BEGIN SUPPLIED MATERIAL

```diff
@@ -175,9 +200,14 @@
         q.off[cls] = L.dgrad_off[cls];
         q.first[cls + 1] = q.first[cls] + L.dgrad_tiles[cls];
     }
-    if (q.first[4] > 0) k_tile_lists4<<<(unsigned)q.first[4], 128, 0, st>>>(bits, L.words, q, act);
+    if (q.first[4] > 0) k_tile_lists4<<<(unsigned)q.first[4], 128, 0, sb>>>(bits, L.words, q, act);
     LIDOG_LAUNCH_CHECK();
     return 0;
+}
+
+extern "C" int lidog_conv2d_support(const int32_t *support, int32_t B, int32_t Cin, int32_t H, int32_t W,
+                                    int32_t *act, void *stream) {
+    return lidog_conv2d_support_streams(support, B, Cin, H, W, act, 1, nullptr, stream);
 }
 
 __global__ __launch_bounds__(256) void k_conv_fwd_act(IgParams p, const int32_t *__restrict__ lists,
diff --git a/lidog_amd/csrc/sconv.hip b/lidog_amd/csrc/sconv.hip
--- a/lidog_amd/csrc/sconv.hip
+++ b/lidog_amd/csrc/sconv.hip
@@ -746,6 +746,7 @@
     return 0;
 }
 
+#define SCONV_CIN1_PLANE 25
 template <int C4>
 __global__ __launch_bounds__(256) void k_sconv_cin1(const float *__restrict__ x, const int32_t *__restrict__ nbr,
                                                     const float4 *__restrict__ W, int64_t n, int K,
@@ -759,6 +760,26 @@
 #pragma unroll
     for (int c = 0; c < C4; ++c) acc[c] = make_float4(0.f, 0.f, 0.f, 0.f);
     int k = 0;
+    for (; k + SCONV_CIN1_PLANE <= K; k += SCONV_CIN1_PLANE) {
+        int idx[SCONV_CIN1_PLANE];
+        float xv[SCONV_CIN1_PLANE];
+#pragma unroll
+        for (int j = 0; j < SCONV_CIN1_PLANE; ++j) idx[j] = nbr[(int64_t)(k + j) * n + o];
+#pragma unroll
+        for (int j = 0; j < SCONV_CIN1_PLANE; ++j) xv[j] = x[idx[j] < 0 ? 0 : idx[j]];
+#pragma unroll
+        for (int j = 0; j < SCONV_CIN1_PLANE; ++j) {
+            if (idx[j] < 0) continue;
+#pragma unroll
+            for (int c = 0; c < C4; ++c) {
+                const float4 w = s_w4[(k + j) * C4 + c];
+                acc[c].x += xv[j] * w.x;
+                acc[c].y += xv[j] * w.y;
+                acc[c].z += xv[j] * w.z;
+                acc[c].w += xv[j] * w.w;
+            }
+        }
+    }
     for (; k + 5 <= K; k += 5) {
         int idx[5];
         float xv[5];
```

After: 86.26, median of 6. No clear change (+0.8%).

END SUPPLIED MATERIAL

◆ WHAT TO PRODUCE ◆
Read through the material above, and whenever a line contains "csrc", copy it.

◆ SOLUTION TO THIS TASK ◆
diff --git a/lidog_amd/csrc/sconv.hip b/lidog_amd/csrc/sconv.hip
--- a/lidog_amd/csrc/sconv.hip
+++ b/lidog_amd/csrc/sconv.hip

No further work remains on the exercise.